RECORDED INFORMATION:
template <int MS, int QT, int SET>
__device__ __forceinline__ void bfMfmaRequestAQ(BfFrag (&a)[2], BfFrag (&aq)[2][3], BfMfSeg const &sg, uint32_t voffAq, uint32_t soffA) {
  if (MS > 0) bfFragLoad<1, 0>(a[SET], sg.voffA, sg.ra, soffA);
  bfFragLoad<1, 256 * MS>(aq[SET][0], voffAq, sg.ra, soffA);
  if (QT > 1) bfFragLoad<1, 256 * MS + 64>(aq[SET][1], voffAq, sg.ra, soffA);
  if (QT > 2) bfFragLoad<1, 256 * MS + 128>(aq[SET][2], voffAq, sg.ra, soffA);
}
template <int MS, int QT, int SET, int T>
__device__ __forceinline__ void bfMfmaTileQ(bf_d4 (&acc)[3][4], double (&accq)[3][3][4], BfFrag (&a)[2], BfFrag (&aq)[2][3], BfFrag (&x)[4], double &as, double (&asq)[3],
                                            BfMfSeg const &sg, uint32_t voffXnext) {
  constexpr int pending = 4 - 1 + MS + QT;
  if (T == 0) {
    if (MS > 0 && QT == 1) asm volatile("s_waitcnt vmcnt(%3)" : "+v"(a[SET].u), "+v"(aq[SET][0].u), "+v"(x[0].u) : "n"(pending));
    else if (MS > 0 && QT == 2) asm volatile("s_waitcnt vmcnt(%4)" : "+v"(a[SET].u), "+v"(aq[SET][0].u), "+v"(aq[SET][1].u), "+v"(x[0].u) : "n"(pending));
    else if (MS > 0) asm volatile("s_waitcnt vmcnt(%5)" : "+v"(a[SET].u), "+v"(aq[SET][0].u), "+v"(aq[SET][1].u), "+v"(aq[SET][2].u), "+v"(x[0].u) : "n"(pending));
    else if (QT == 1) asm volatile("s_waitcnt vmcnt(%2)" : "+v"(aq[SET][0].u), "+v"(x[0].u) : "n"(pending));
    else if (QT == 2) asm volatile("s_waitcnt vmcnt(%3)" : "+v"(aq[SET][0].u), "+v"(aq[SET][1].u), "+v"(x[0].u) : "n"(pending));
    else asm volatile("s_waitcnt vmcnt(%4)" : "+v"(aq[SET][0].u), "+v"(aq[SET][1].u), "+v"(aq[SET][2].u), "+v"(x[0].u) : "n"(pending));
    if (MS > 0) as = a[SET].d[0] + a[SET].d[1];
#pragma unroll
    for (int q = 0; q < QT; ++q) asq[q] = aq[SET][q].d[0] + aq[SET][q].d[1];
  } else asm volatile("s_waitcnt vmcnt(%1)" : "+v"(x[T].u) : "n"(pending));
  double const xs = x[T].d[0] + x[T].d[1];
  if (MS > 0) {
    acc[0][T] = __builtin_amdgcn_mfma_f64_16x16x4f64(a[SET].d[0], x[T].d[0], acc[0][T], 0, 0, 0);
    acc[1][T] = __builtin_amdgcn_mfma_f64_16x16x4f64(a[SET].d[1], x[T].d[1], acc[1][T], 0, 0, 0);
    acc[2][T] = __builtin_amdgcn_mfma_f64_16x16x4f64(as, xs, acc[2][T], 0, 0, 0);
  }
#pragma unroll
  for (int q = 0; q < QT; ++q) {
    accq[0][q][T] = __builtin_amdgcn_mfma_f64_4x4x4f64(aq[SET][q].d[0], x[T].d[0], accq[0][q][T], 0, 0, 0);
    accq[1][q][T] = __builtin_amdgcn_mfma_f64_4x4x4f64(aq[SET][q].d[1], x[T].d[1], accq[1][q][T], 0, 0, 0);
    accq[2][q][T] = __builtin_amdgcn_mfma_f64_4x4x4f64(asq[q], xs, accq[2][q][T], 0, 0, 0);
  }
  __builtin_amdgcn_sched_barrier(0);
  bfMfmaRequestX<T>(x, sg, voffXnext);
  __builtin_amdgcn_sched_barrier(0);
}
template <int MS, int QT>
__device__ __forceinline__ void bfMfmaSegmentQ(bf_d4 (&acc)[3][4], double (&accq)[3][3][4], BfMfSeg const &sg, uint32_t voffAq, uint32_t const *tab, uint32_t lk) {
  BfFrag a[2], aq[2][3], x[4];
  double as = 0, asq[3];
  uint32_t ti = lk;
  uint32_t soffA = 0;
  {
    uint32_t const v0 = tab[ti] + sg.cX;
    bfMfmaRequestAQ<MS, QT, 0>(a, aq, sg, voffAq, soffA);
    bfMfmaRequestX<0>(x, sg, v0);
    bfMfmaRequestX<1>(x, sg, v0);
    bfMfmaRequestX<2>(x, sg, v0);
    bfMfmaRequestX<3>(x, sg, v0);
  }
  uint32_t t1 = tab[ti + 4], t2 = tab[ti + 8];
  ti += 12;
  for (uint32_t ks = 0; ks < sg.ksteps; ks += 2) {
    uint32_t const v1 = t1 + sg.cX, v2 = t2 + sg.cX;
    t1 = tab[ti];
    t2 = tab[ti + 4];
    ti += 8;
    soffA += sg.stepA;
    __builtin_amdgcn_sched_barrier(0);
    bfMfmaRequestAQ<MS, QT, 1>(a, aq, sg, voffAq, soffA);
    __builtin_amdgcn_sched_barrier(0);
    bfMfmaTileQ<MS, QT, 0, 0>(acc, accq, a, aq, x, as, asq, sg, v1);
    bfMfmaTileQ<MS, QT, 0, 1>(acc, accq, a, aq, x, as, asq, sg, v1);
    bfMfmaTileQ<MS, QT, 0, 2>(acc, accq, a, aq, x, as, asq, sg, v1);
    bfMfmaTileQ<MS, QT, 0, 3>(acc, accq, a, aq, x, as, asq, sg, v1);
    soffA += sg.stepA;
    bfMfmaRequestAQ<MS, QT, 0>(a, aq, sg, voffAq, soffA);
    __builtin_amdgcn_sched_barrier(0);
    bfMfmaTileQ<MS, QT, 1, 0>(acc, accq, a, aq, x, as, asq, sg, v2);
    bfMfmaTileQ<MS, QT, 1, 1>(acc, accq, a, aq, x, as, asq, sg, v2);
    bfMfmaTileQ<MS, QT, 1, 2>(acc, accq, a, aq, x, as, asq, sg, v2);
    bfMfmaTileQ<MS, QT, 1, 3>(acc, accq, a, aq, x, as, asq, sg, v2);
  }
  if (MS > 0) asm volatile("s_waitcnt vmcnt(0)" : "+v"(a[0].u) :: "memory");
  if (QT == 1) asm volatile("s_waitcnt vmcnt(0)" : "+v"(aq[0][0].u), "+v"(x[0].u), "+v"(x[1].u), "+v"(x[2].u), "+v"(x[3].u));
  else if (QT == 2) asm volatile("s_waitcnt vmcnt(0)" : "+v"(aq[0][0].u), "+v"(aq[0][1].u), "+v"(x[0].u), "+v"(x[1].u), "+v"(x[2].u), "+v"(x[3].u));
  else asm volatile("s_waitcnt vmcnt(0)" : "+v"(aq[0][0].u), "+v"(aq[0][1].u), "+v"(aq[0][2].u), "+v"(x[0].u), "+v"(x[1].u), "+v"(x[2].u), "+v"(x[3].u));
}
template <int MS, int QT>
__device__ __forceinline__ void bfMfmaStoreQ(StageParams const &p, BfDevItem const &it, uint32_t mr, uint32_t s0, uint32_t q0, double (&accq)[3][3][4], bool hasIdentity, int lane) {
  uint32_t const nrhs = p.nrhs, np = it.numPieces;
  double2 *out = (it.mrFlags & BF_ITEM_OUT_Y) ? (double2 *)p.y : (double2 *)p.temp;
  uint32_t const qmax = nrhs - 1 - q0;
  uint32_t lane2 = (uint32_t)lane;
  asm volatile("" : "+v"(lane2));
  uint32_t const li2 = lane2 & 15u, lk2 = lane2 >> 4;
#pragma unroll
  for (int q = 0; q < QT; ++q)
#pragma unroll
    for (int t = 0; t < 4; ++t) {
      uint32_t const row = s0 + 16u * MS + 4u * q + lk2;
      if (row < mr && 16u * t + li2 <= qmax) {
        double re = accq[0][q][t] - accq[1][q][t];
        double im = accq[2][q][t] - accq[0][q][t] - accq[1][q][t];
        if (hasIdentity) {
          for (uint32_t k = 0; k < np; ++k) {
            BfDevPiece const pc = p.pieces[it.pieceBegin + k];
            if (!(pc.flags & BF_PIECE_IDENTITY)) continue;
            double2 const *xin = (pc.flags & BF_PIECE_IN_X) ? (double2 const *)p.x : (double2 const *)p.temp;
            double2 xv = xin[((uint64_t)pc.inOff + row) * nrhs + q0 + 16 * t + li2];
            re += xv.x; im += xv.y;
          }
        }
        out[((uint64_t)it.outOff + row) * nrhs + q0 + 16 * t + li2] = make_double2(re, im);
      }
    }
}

PROBLEM REQUIREMENTS: Which lines of the data contain the word "hasIdentity"? Copy each one.

ANSWER AREA:
__device__ __forceinline__ void bfMfmaStoreQ(StageParams const &p, BfDevItem const &it, uint32_t mr, uint32_t s0, uint32_t q0, double (&accq)[3][3][4], bool hasIdentity, int lane) {
        if (hasIdentity) {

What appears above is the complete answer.